(EXERCISE) Which lines have the string "kFull"? Copy all of them from the entries below.

Records drawn from a dataset:
- - - - -

struct Contact {
  float Px, Py, Pz, D, mu, ar[4];
};
__device__ __forceinline__ void st_contact(float* p, const Contact& c) {
  *reinterpret_cast<float4*>(p) = make_float4(c.Px, c.Py, c.Pz, c.D);
  *reinterpret_cast<float4*>(p + 4) = make_float4(c.mu, c.ar[0], c.ar[1], c.ar[2]);
  p[8] = c.ar[3];
}
__device__ __forceinline__ Contact ld_contact(const float* p) {
  const float4 a = *reinterpret_cast<const float4*>(p), b = *reinterpret_cast<const float4*>(p + 4);
  return Contact{a.x, a.y, a.z, a.w, b.x, {b.y, b.z, b.w, p[8]}};
}

template <int G, bool BOX>
__device__ __forceinline__ void contact_setup(const DevModel& M, const EnvSmem<G>& E, int s, int b, float dist,
                                              Contact& c) {
  const float4 r0 = *reinterpret_cast<const float4*>(&E.bodyR[b][0]);
  const float4 r1 = *reinterpret_cast<const float4*>(&E.bodyR[b][4]);
  const float4 r2 = *reinterpret_cast<const float4*>(&E.bodyR[b][8]);
  const float x = M.cand_pos[s][0], y = M.cand_pos[s][1], z = M.cand_pos[s][2];
  if (BOX) {
    const float ux = M.cand_aux[s][0], uy = M.cand_aux[s][1], uz = M.cand_aux[s][2];
    c.Px = (r0.w + r0.x * ux + r0.y * uy + r0.z * uz) + (r0.x * x + r0.y * y + r0.z * z);
    c.Py = (r1.w + r1.x * ux + r1.y * uy + r1.z * uz) + (r1.x * x + r1.y * y + r1.z * z);
    c.Pz = (r2.w + r2.x * ux + r2.y * uy + r2.z * uz) + (r2.x * x + r2.y * y + r2.z * z) - 0.5f * dist;
  } else {
    const float rad = M.cand_aux[s][0];
    c.Px = r0.w + (r0.x * x + r0.y * y + r0.z * z);
    c.Py = r1.w + (r1.x * x + r1.y * y + r1.z * z);
    c.Pz = r2.w + (r2.x * x + r2.y * y + r2.z * z) - rad - 0.5f * dist;
  }
  const float mu = M.cand_mu[s];
  const float imp = impedance(M, dist);
  const float Rn = fmaxf(kMinVal, (1.f - imp) * M.body_invw_tran[b] * (1.f + mu * mu));
  c.D = imp * fast_rcp(2.f * mu * mu * Rn);
  c.mu = mu;
  const Vec6 Vb = ld6(E.V[b]);
  float ux, uy, uz;
  cross3(ux, uy, uz, Vb.w0, Vb.w1, Vb.w2, c.Px, c.Py, c.Pz);
// ... 204 lines not shown
  __syncwarp();
  float rhs0 = 0.f;
  if (L.isdof) {
    const float cb = dot6(S, ld6(E.Ab[L.body]));
    rhs0 = tau - M.dof_damping[l] * v - cb;
    if (DBG) { dbg[0 * 32 + l] = cb; dbg[1 * 32 + l] = rhs0; }
  }
  float lsg = 0.f, lD = 0.f, laref = 0.f;
  if (L.isdof && M.dof_limited[l]) {
    float dist = 0.f;
    const float lo = M.dof_lo[l], hi = M.dof_hi[l];
    if (q < lo) { lsg = 1.f; dist = q - lo; }
    else if (q > hi) { lsg = -1.f; dist = hi - q; }
    if (lsg != 0.f) {
      const float imp = impedance(M, dist);
      lD = imp * fast_rcp(fmaxf(kMinVal, (1.f - imp) * M.dof_invw[l]));
      laref = -M.Bc * lsg * v - M.Kc * imp * dist;
    }
  }
  if (!act0) AS.bits[0] = 0u;
  else if (!(AS.prev_act & 1u)) AS.bits[0] = 0xFu;
  if (!act1) AS.bits[1] = 0u;
  else if (!(AS.prev_act & 2u)) AS.bits[1] = 0xFu;
  if (lsg == 0.f) AS.lbit = false;
  else if (!AS.prev_lim) AS.lbit = true;
  const bool any_limit = __any_sync(kFull, lsg != 0.f);
  const bool constrained = (conmask != 0u) || any_limit;
  unsigned subcon = 0u;
#pragma unroll
  for (int b = 0; b < T::NB; b++)
    if (body_subtree_mask<NV>(b) & conmask) subcon |= 1u << b;
  int n_iter = 0;
  bool capped = false;
  if (solver_barrier) __syncthreads();
  float H[NV + 1];
  for (int it = 0; it < kMaxSolverIter; it++) {
    if (constrained) n_iter++;
    if (conmask != 0u) {
      float wv[28];
      contact_hessian(c0, act0 ? AS.bits[0] : 0u, wv);
      if (l < M.nbox_cand) {
        float* dst = &E.Wred[((l >> 2) & 1) * ES::kWredHalf + (l >> 3) * kWredBox * 4 + (l & 3)];
#pragma unroll
        for (int i = 0; i < 27; i++) dst[i * 4] = wv[i];
      }
      __syncwarp();
      if (!sph_any) {
#pragma unroll
        for (int i0 = 0; i0 < 27; i0 += G) {
          const int i = i0 + l;
          if (i < 27) {
            float sb[T::NBOX];
#pragma unroll
            for (int bx = 0; bx < T::NBOX; bx++) {
              const float4 x0 = *reinterpret_cast<const float4*>(&E.Wred[(bx * kWredBox + i) * 4]);
              const float4 x1 = *reinterpret_cast<const float4*>(&E.Wred[ES::kWredHalf + (bx * kWredBox + i) * 4]);
              sb[bx] = ((x0.x + x0.y) + (x0.z + x0.w)) + ((x1.x + x1.y) + (x1.z + x1.w));
            }
#pragma unroll
            for (int b = 0; b < T::NB; b++) {
              float tot = 0.f;
              bool any = false;
#pragma unroll
              for (int bx = 0; bx < T::NBOX; bx++)
                if ((body_subtree_mask<NV>(b) >> T::box_body(bx)) & 1u) { tot = any ? tot + sb[bx] : sb[bx]; any = true; }
              if (any) {
                if (i < 21) E.W[b][i] = tot; else E.U[b][i - 21] = tot;
              }
            }
          }
        }
        __syncwarp();
      } else {
        for (unsigned mk = conmask & ~M.box_body_mask; mk; mk &= mk - 1) {
          const int b = __ffs(mk) - 1;
          for (int i = l; i < 24; i += G) E.W[b][i] = 0.f;
          if (l < 8) E.U[b][l] = 0.f;
        }
#pragma unroll
        for (int bx = 0; bx < T::NBOX; bx++) {
#pragma unroll
          for (int i0 = 0; i0 < 27; i0 += G) {
            const int i = i0 + l;
            if (i < 27) {
              const float4 x0 = *reinterpret_cast<const float4*>(&E.Wred[(bx * kWredBox + i) * 4]);
              const float4 x1 = *reinterpret_cast<const float4*>(&E.Wred[ES::kWredHalf + (bx * kWredBox + i) * 4]);
              const float sum = ((x0.x + x0.y) + (x0.z + x0.w)) + ((x1.x + x1.y) + (x1.z + x1.w));
              const int b = T::box_body(bx);
              if (i < 21) E.W[b][i] = sum; else E.U[b][i - 21] = sum;
            }
          }
        }
        {
          float wv1[28];
          Contact c1 = {0.f, 0.f, 0.f, 0.f, 0.f, {0.f, 0.f, 0.f, 0.f}};
          const unsigned bt = act1 ? AS.bits[1] : 0u;
          if (bt) c1 = ld_contact(E.sph[l]);
          contact_hessian(c1, bt, wv1);
          const int b1 = M.cand_body[G + l < M.ncand ? G + l : 0];
          __syncwarp();
          for (unsigned sm = __ballot_sync(kFull, bt != 0u); sm; sm &= sm - 1) {
            if (wl == __ffs(sm) - 1) {
              float* Wb = E.W[b1];
              float* Ub = E.U[b1];
#pragma unroll
              for (int i = 0; i < 21; i++) Wb[i] += wv1[i];
#pragma unroll
              for (int i = 0; i < 6; i++) Ub[i] += wv1[21 + i];
            }
            __syncwarp();
          }
        }
        __syncwarp();
        const unsigned present = conmask | M.box_body_mask;
        for (int i = l; i < 27; i += G) {
          if (i < 21) subtree_scan<NV>(&E.W[0][i], &E.W[0][i], 24, present);
          else subtree_scan<NV>(&E.U[0][i - 21], &E.U[0][i - 21], 8, present);
        }
        __syncwarp();
      }
    }
    H[NV] = rhs0;
    if (L.isdof) {
      Vec6 F = inertia_mul(E.Ic[L.body], S);
      if ((subcon >> L.body) & 1u) {
        float Wl[24];
#pragma unroll
        for (int i = 0; i < 24; i += 4) {
          const float4 t = *reinterpret_cast<const float4*>(&E.W[L.body][i]);
          Wl[i] = t.x; Wl[i + 1] = t.y; Wl[i + 2] = t.z; Wl[i + 3] = t.w;
        }
        const float Sv[6] = {S.w0, S.w1, S.w2, S.v0, S.v1, S.v2};
        float y[6];
#pragma unroll
        for (int i = 0; i < 6; i++) {
          float t = 0.f;
#pragma unroll
          for (int j = 0; j < 6; j++) t = fmaf(Wl[sym6(i, j)], Sv[j], t);
          y[i] = t;
        }
        F.w0 += y[0]; F.w1 += y[1]; F.w2 += y[2]; F.v0 += y[3]; F.v1 += y[4]; F.v2 += y[5];
        H[NV] += dot6(S, ld6(E.U[L.body]));
      }
      st6(E.Fd[l], F);
    }
    __syncwarp();
    mass_column<NV, G>(M, E, L, S, H);
    if (AS.lbit) {
#pragma unroll
      for (int r = 0; r < NV; r++)
        if (r == l) H[r] += lD;
      H[NV] += lD * lsg * laref;
    }
    a = ldl_solve_tree<NV, G>(H, l);
    if (!L.isdof) a = 0.f;
    if (L.isdof) E.acc[l] = a;
    if (!constrained) break;
    __syncwarp();
    if (conmask != 0u) {
      if (iscomp) chain_prefix<NV, G, false>(E, E.acc, E.T, C.c6, C.comp, 0.f);
      __syncwarp();
    }
    bool changed = false;
    if (act0) {
      const unsigned nb = contact_rows(c0, ld6(E.T[body0]));
      changed = nb != AS.bits[0];
      AS.bits[0] = nb;
    }
    if (sph_any) {
      if (act1) {
        const Contact c1 = ld_contact(E.sph[l]);
        const unsigned nb = contact_rows(c1, ld6(E.T[M.cand_body[G + l]]));
        changed = changed || (nb != AS.bits[1]);
        AS.bits[1] = nb;
      }
    }
    {
      const bool nl = (lsg != 0.f) && (lsg * a - laref < 0.f);
      changed = changed || (nl != AS.lbit);
      AS.lbit = nl;
    }
    if (!__any_sync(kFull, changed)) break;
    if (it == kMaxSolverIter - 1 && env_any(changed, L.emask)) capped = true;
    __syncwarp();
  }
  AS.prev_act = (act0 ? 1u : 0u) | (act1 ? 2u : 0u);
  AS.prev_lim = lsg != 0.f;
  if (l == 0) { E.cnt[0] += n_iter; E.cnt[1] += capped ? 1 : 0; }
  if (DBG) {
    dbg[(2 + NV) * 32 + l] = a;
    if (l == 0) {
      dbg[(3 + NV) * 32 + 0] = zO;
      dbg[(3 + NV) * 32 + 1] = (float)__popc(conmask);
    }
    dbg[(4 + NV) * 32 + l] = (float)((act0 ? 1 : 0) + (act1 ? 1 : 0));
  }
}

- - - - -

(ANSWER FOR THE TASK)
  const bool any_limit = __any_sync(kFull, lsg != 0.f);
          for (unsigned sm = __ballot_sync(kFull, bt != 0u); sm; sm &= sm - 1) {
    if (!__any_sync(kFull, changed)) break;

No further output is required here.